Why build the world’s biggest mall once, when you can do it twice? Artist’s impression of the new Mohammed bin Rashid City, courtesy of The National

24-hour Sherpa shopping

Dubai is known for its swanky malls and shopping festivals, and over the past three weeks it’s even been possible to indulge the habit at 3am on weekends.

Shopaholics, insomniacs and jet-lagged tourists were treated to round-the-clock shopping at several malls across the city as part of the Eid celebrations – though I hear it was mainly the food outlets that visitors flocked to in the small hours rather than the stores.

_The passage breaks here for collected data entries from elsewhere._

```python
# ... 287 lines not shown
    def mlp_layers(self, x, packs_nout):
        rows, n = x.shape[0], len(packs_nout)
        hid = torch.empty(n, rows, 128, device=self.device, dtype=torch.float32)
        outs = [torch.empty(rows, no, device=self.device, dtype=torch.float32) for _, no in packs_nout]
        d1, d2 = (_lib.LinearDesc * n)(), (_lib.LinearDesc * n)()
        o_b0, o_w3 = 128 * 128, 128 * 128 + 3 * 128
        for i, (pack, no) in enumerate(packs_nout):
            base = pack.data_ptr()
            a = d1[i]
            a.X, a.ldx, a.gather, a.rows, a.K = x.data_ptr(), x.stride(0), None, rows, 128
            a.Wp, a.Np, a.bias, a.N = base, 128, base + 4 * o_b0, 128
            a.pre_g = a.pre_b = None
            a.post_g, a.post_b, a.relu = base + 4 * (o_b0 + 128), base + 4 * (o_b0 + 256), 1
            a.Y, a.ldy = hid[i].data_ptr(), 128
            b = d2[i]
            npad = _round_up(no, 32)
            b.X, b.ldx, b.gather, b.rows, b.K = hid[i].data_ptr(), 128, None, rows, 128
            b.Wp, b.Np, b.bias, b.N = base + 4 * o_w3, npad, base + 4 * (o_w3 + 128 * npad), no
            b.pre_g = b.pre_b = b.post_g = b.post_b = None
            b.relu = 0
            b.Y, b.ldy = outs[i].data_ptr(), outs[i].stride(0)
        _lib.check(self.lib.infgen_linear_multi(d1, n, self.stream), 'infgen_linear_multi')
        _lib.check(self.lib.infgen_linear_multi(d2, n, self.stream), 'infgen_linear_multi')
        return outs

    def fourier(self, raw, n, pack, out, count_dev=None, rows=None, cat=None, normalize=False):
        rows = raw.shape[0] if rows is None else rows
        _lib.check(self.lib.infgen_fourier_embed(_lib.ptr(raw), n, _lib.ptr(count_dev), rows, _lib.ptr(pack),
                                                 _lib.ptr(cat), cat.stride(0) if cat is not None else 0,
                                                 out.data_ptr(), out.stride(0), int(normalize), self.stream),
                   'infgen_fourier_embed')
        return out

    def attn_pre(self, x, pack, use_src_ln=False, q=None, u=None, k=None, v=None, rows=None):
        rows = x.shape[0] if rows is None else rows
        _lib.check(self.lib.infgen_attn_pre(_lib.ptr(x), rows, _lib.ptr(pack), int(use_src_ln), _lib.ptr(q),
                                            _lib.ptr(u), _lib.ptr(k), _lib.ptr(v), self.stream), 'infgen_attn_pre')

    def edge_attn(self, rows, q, u, ksrc, vsrc, off, cnt, src, rhat, agg, z, sig, wide=None):
        args = (rows, _lib.ptr(q), _lib.ptr(u), _lib.ptr(ksrc), _lib.ptr(vsrc), _lib.ptr(off), _lib.ptr(cnt),
                _lib.ptr(src), _lib.ptr(rhat), _lib.ptr(agg), _lib.ptr(z), _lib.ptr(sig))
        if wide == 'fused':
            _lib.check(self.lib.infgen_edge_attn_fused(rows, _lib.ptr(q), _lib.ptr(u), *args[3:10], self.stream),
                       'infgen_edge_attn_fused')
        elif wide is None:
            _lib.check(self.lib.infgen_edge_attn(*args, self.stream), 'infgen_edge_attn')
        else:
            _lib.check(self.lib.infgen_edge_attn_mode(*args, int(wide), self.stream), 'infgen_edge_attn_mode')

    def attn_post(self, x, pack, agg, z, sig, has_pos=True, rows=None):
        rows = x.shape[0] if rows is None else rows
        _lib.check(self.lib.infgen_attn_post(_lib.ptr(x), rows, _lib.ptr(pack), _lib.ptr(agg), _lib.ptr(z),
                                             _lib.ptr(sig), int(has_pos), self.stream), 'infgen_attn_post')

    def attn_post_pre(self, x, pack, agg, z, sig, next_pack, has_pos=True, q=None, u=None, k=None, v=None):
        _lib.check(self.lib.infgen_attn_post_pre(_lib.ptr(x), x.shape[0], _lib.ptr(pack), _lib.ptr(agg), _lib.ptr(z),
                                                 _lib.ptr(sig), int(has_pos), _lib.ptr(next_pack), _lib.ptr(q), _lib.ptr(u),
                                                 _lib.ptr(k), _lib.ptr(v), self.stream), 'infgen_attn_post_pre')

    def attention_layer(self, x, pack, off, cnt, src, rhat, x_src=None, scratch=None, wide=None):
        rows = x.shape[0]
        dev = self.device
        sc = scratch if scratch is not None else {}
        q = sc.get('Q', torch.empty(rows, D, device=dev))
        u = sc.get('U', torch.empty(rows, 8 * D, device=dev))
        agg = sc.get('AGG', torch.empty(rows, D, device=dev))
        z = sc.get('Z', torch.empty(rows, 8 * D, device=dev))
        sig = sc.get('SIG', torch.empty(rows, 8, device=dev))
        fused = wide == 'fused'
        if x_src is None:
# ... 199 lines not shown
        self.G = int(grid.shape[0])
        self.teacher_token = self.teacher_state = None
        self.teacher_grid = self.teacher_pos = self.teacher_head = None
        if teacher is not None:
            tt = np.full((S, T, A_cap), -1, np.int32); ts = np.zeros((S, T, A_cap), np.int32)
            tg = np.full((S, T, A_cap), -2, np.int32)
            tp, th = None, None
            for s, tch in enumerate(teacher):
                tok_s, st_s = tch[0], tch[1]
                A = min(np.asarray(tok_s).shape[0], A_cap)
                tt[s, :, :A] = np.asarray(tok_s)[:A].T; ts[s, :, :A] = np.asarray(st_s)[:A].T
                if len(tch) > 2 and tch[2] is not None:
                    tg[s, :, :A] = np.asarray(tch[2])[:A].T
                if len(tch) > 4 and tch[3] is not None:
                    if tp is None:
                        tp, th = np.zeros((S, T, A_cap, 2), np.float32), np.zeros((S, T, A_cap), np.float32)
                    tp[s, :, :A] = np.asarray(tch[3], np.float32)[:A].transpose(1, 0, 2); th[s, :, :A] = np.asarray(tch[4], np.float32)[:A].T
            self.teacher_token, self.teacher_state = t(tt), t(ts)
            if (tg > -2).any():
                self.teacher_grid = t(tg)
            if tp is not None:
                self.teacher_pos, self.teacher_head = t(tp), t(th)
        self.replay_row = None
        self._replay_pose = None
        if replay is not None and teacher is not None:
            raise ValueError('teacher= forces every row; replay= forces the flagged rows: give one of them')

        f = lambda *shape: torch.zeros(*shape, device=dev, dtype=torch.float32)
        i32 = lambda *shape: torch.zeros(*shape, device=dev, dtype=torch.int32)
        L = cfg.num_agent_layers
        self.X, self.Q, self.U = f(rows, D), f(rows, D), f(rows, 8 * D)
        if self._tap_layers:
            self.tap_x = f(cfg.num_agent_layers, rows, D)
        self.Ka, self.Va, self.AGG, self.Z, self.SIG = f(rows, D), f(rows, D), f(rows, D), f(rows, 8 * D), f(rows, 8)
        self.ringK = [f(self.ring, rows, D) for _ in range(L)]
        self.ringV = [f(self.ring, rows, D) for _ in range(L)]
        self.mapK = [f(self.S0 * M_cap, D) for _ in range(L)]
        self.mapV = [f(self.S0 * M_cap, D) for _ in range(L)]
        self.edges = {}
        totals = i32(3)
        for k, (name, cap) in enumerate((('t', rows * self.W), ('m', rows * 5), ('a', rows * (A_cap - 1)))):
            cap = max(cap, 32)
            self.edges[name] = dict(off=i32(rows), cnt=i32(rows), src=i32(cap), raw=f(cap, 4), rhat=f(cap, D),
                                    total=totals[k:k + 1], cap=cap)
        self.raw2, self.cat, self.fus_in = f(rows, 4), f(rows, D), f(rows, 4 * D)
        self.tmp1, self.tmp2 = f(rows, D), f(rows, D)
        self.next_token, self.next_state = i32(rows), i32(rows)
        steps = cfg.num_decode_steps
        self.logits = f(steps, rows, cfg.token_size) if store_logits else None
        self.pred_traj, self.pred_head, self.pred_state = f(S, A_cap, R, 2), f(S, A_cap, R), f(S, A_cap, R)
        self.sample_u = self.logits_scratch = None
        if self.sample_k > 1:
            assert sample_uniforms is not None, 'top-k sampling needs caller-supplied uniforms'
            self.sample_u = torch.from_numpy(self._uniform_rows(sample_uniforms, amax)).to(dev)
        self.token_logprob = f(steps, rows) if token_logprob else None
        self.sample_logprob = f(steps, rows) if sample_logprob else None
        self._rollout_lp = self._rollout_slp = None
        self.tok_tab = self.grid_tab = self.cat_agent = self.cat_seed = None
        self.x_pt = None
        self._ctx = None
        self._init = None
        self.ins = None
        self._mg = None
        self._mg_checked = False
        self._map_nbr_cap = 40
        self._prologue_done = False
        self._decoded_rows = torch.zeros((), device=dev, dtype=torch.int64)
        self._ing = None
        if batch is not None:
            self._ingest(batch, batch_layout, replay=replay)
        elif replay is not None:
# ... 406 lines not shown
                                                               _lib.ptr(g['V']), _lib.ptr(g['off']), _lib.ptr(g['cnt']),
                                                               _lib.ptr(g['src']), g['rhat'].data_ptr(), _lib.ptr(g['AGG']),
                                                               ops.stream), 'infgen_edge_attn_fused_r24')
            else:
                ops.edge_attn(mrows, g['Q'], w.attn_pt[i], g['K'], g['V'], g['off'], g['cnt'], g['src'], g['rhat'],
                              g['AGG'], None, None, wide='fused')
            if i + 1 < cfg.num_map_layers:
                ops.attn_post_pre(x_pt, w.attn_pt[i], g['AGG'], None, None, w.attn_pt[i + 1], has_pos=False,
                                  q=g['Q'], k=g['K'], v=g['V'])
            else:
                ops.attn_post(x_pt, w.attn_pt[i], g['AGG'], None, None, has_pos=False)
        if map_only:
            return
        self._finish_prologue()

    def map_token_head(self, rows: torch.Tensor):
        with _lib.thread_options(self._effective_options()):
            return self.ops.map_token_head(self.x_pt, rows.to(self.device, torch.int32).contiguous(), self.w.map_head)

    def _prologue_with_given_map(self):
        S0, M_cap, dev = self.S0, self.M_cap, self.device
        if self.x_pt is None:
            self.x_pt = torch.zeros(S0 * M_cap, D, device=dev)
        assert len(self._x_pt_override) == S0, 'one x_pt per distinct scene'
        for s, xp in enumerate(self._x_pt_override):
            M = self.hosts[s * self.copies]['M']
            self.x_pt[s * M_cap:s * M_cap + M] = xp.detach().to(dev, torch.float32)
        self._finish_prologue()

    def _finish_prologue(self):
        ops, w, cfg = self.ops, self.w, self.cfg
        x_pt = self.x_pt
        for i in range(cfg.num_agent_layers):
            ops.attn_pre(x_pt, w.attn_m[i], use_src_ln=True, k=self.mapK[i], v=self.mapV[i])

        if self.insertion:
            self._alloc_insertion()
            for i in range(3):
                ops.attn_pre(x_pt, w.attn_pt2sa[i], use_src_ln=True, k=self.ins['mapK'][i], v=self.ins['mapV'][i])
        if self._ctx is None:
            self._build_ctx()
        self._refresh_opts()
        self._decoded_rows.zero_()
        st = ops.stream
        _lib.check(self.lib.infgen_raw_feature(C.byref(self._ctx), 0, st), 'raw_feature(0)')
        _lib.check(self.lib.infgen_decode_layers(C.byref(self._ctx), 0, 1, st), 'decode_layers(0)')
        _lib.check(self.lib.infgen_raw_feature(C.byref(self._ctx), 1, st), 'raw_feature(1)')
        self._prologue_done = True

    def rollout(self):
        self._bc_host = None
        if (self._graph_all and not self.insertion and self._x_pt_override is None and self._mg_checked and self._init is not None
                and self._ctx is not None and not _lib.prof_active()):
            self._rollout_graph()
            return
        self.prologue()
        self.run()

    def _rollout_graph(self):
        cur = torch.cuda.current_stream(self.device)
        if getattr(self, '_gstream', None) is None:
            self._gstream = torch.cuda.Stream(device=self.device)
        gs = self._gstream
        gs.wait_stream(cur)
        with torch.cuda.stream(gs):
            self._refresh_opts(groups=True)
            snap = bytes(self._ctx.opts)[:_lib.OPTIONS_VALUE_BYTES] + bytes([self._ctx.four_t_dt is not None])
# ... 133 lines not shown
            nr_host = hd[1][ins_idx_host].astype(np.int64)
            for s_i, r_i in zip(ins_idx_host, nr_host):
                I['inserted_rows'][int(s_i)].append((int(r_i), t))
            if self.seed_out is not None:
                ops, w = self.ops, self.w
                ins = torch.from_numpy(ins_idx_host.astype(np.int64)).to(self.device)
                so, slot = self.seed_out, I['n_new'][ins].long()
                XS_in = I['XS'][:S][ins].contiguous()
                so['state'][ins, slot, t] = torch.softmax(I['lg_state'][ins], dim=-1)[:, -1]
                if 'pos' in so:
                    so['pos'][ins, slot, t] = torch.softmax(I['lg_pos'][ins], dim=-1)
                    so['occ_a'][ins, slot, t] = ops.mlp_layer(XS_in, w.fwd_heads['grid_agent_occ_head'], D, self.G)
                    so['occ_p'][ins, slot, t] = ops.mlp_layer(XS_in, w.fwd_heads['grid_pt_occ_head'], D, self.G)
                    so['occ_gt'][ins, slot, t] = I['occ'][ins]
            _lib.check(lib.infgen_insert_heading(ctx, blk, t, int(h_ready), int(riders_h and h_ready), self.ops.stream), 'infgen_insert_heading')
            h_ready = True
            riders = riders_h = True

    def _build_ctx(self):
        cfg, w = self.cfg, self.w
        c = _lib.Rollout()
        c.S, c.A_cap, c.T, c.M_cap, c.W, c.ring, c.R = self.S, self.A_cap, self.T, self.M_cap, self.W, self.ring, self.R
        c.token_size, c.grid_size, c.num_layers = cfg.token_size, self.G, cfg.num_agent_layers
        c.force_valid, c.store_logits = int(self.force_valid), int(self.store_logits)
        c.no_grid_token, c.no_state_token = int(not cfg.use_grid_token), int(not cfg.use_state_token)
        c.r_map, c.r_agent = float(cfg.pl2a_radius), float(cfg.a2a_radius)
        P = _lib.ptr
        c.n_agents, c.n_map, c.av_index = P(self.n_agents), P(self.n_map), P(self.av)
        c.pos, c.head, c.state, c.token, c.grid = P(self.pos), P(self.head), P(self.state), P(self.token), P(self.gridtok)
        c.tmask, c.imask, c.catflag, c.type, c.bos = P(self.tmask), P(self.imask), P(self.catflag), P(self.atype), P(self.bos)
        c.map_pos, c.map_orient = P(self.map_pos), P(self.map_orient)
        c.map_scene = P(self.map_scene)
        c.tap_x = P(self.tap_x)
        for i in range(cfg.num_agent_layers):
            c.attn_t[i], c.attn_m[i], c.attn_a[i] = P(w.attn_t[i]), P(w.attn_m[i]), P(w.attn_a[i])
            c.ringK[i], c.ringV[i], c.mapK[i], c.mapV[i] = P(self.ringK[i]), P(self.ringV[i]), P(self.mapK[i]), P(self.mapV[i])
        c.four_t, c.four_m, c.four_a, c.four_xa = P(w.four_t), P(w.four_m), P(w.four_a), P(w.four_xa)
        c.fusion_pack, c.tok_head_pack, c.st_head_pack = P(w.fusion), P(w.tok_head), P(w.st_head)
        c.tok_tab, c.grid_tab, c.state_emb = P(self.tok_tab), P(self.grid_tab), P(w.state_a_emb)
        c.cat_agent, c.cat_seed, c.vocab, c.grid_xy = P(self.cat_agent), P(self.cat_seed), P(self.vocab), P(self.grid_xy)
        c.X, c.Q, c.U, c.Ka, c.Va, c.AGG, c.Z, c.SIG = (P(self.X), P(self.Q), P(self.U), P(self.Ka), P(self.Va),
                                                          P(self.AGG), P(self.Z), P(self.SIG))
        for name, field in (('t', 'et'), ('m', 'em'), ('a', 'ea')):
            e, b = self.edges[name], getattr(c, field)
            b.off, b.cnt, b.src, b.raw, b.rhat, b.total, b.cap = (P(e['off']), P(e['cnt']), P(e['src']), P(e['raw']),
                                                                   P(e['rhat']), P(e['total']), e['cap'])
        c.raw2, c.cat, c.fus_in, c.tmp1, c.tmp2 = P(self.raw2), P(self.cat), P(self.fus_in), P(self.tmp1), P(self.tmp2)
        c.next_token, c.next_state, c.logits = P(self.next_token), P(self.next_state), P(self.logits)
        c.teacher_token, c.teacher_state = P(self.teacher_token), P(self.teacher_state)
        c.teacher_grid = P(self.teacher_grid)
        c.teacher_pos, c.teacher_head = P(self.teacher_pos), P(self.teacher_head)
        c.replay_row = P(self.replay_row)
        c.pred_traj, c.pred_head, c.pred_state = P(self.pred_traj), P(self.pred_head), P(self.pred_state)
        if self.insertion:
            c.first_new, c.hv_ovr = P(self.ins['first_new']), P(self.ins['hv_ovr'])
        c.sample_k, c.sample_u, c.logits_scratch = self.sample_k, P(self.sample_u), P(self.logits_scratch)
        c.token_logprob = P(self.token_logprob)
        c.sample_logprob = P(self.sample_logprob)
        self._ctx = c
        self._refresh_opts()
        _lib.check(self.lib.infgen_rollout_validate(C.byref(c)), 'infgen_rollout_validate')

    def _refresh_opts(self, groups: bool = False):
        o = self._ctx.opts
        _lib.check(self.lib.infgen_get_options(C.byref(o)), 'infgen_get_options')
        for k, v in (self.options or {}).items():
            setattr(o, k, int(v))
        o.use = 1
        if (int(o.gemm_terms) == 2) != (self.w.operand_bits == 8):
            raise ValueError(f'gemm_terms = {int(o.gemm_terms)} with packs of {self.w.operand_bits}-bit operands: the bf16 mode '
                             '(gemm_terms = 2) takes PackedWeights(..., operand_bits=8), every other mode operand_bits=11')
        self._ctx.four_t_dt = None
        if o.fourier_mode != 0 and self.flags['dt_table']:
            self._ctx.four_t_dt = _lib.ptr(self.w.time_gap_table(self.lib, int(o.gemm_terms), self.ops.stream))
# ... 411 lines not shown
```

I wasn’t one of them – NOTHING, not even a night shopping deal would drag me from my bed and to the mall in the middle of the night, but we did end up at Mirdif City Centre on Saturday, where I found myself browsing the shop windows with a mixture of frustration and envy.

The stores are crammed with swathes of winter clothes – jackets, sweaters, faux furs, scarves – of the Sherpa variety.

I mean, have I missed something over the past four years in Dubai?

Like a big snow.

Cutsie winter clothes that my children will never wear in Dubai. When I popped in to look for a UV sun top, the assistant told me, “Sorry Ma’am, the season’s over.” Over! It’s only just begun!

I’d love to be able to wear this jacket, but if I did I’d feel like a boil-in-the-bag dinner. I know items like this are targeted at the tourists (despite surely not being any cheaper), but couldn’t stores like Gap, H&M and M&S modify their winter collections for Dubai? Per-leez?

And this shop window just takes the biscuit: HELLO! Do you know where we are? THE DESERT!!

Dubai logic strikes again

With the Dubai Summer Surprises festival well underway, we’re reminded once again that summertime in the UAE is full of, ahem, surprises. Along with Modhesh climbing a lamp post near you, there are raffles with big-ticket prizes (including Nissan Patrols, money and gold) and some fantastic summer sales all over the city, like this one:

The whole rack was marked the same, with the original price on the actual tag down as 79dhs. So Dubai!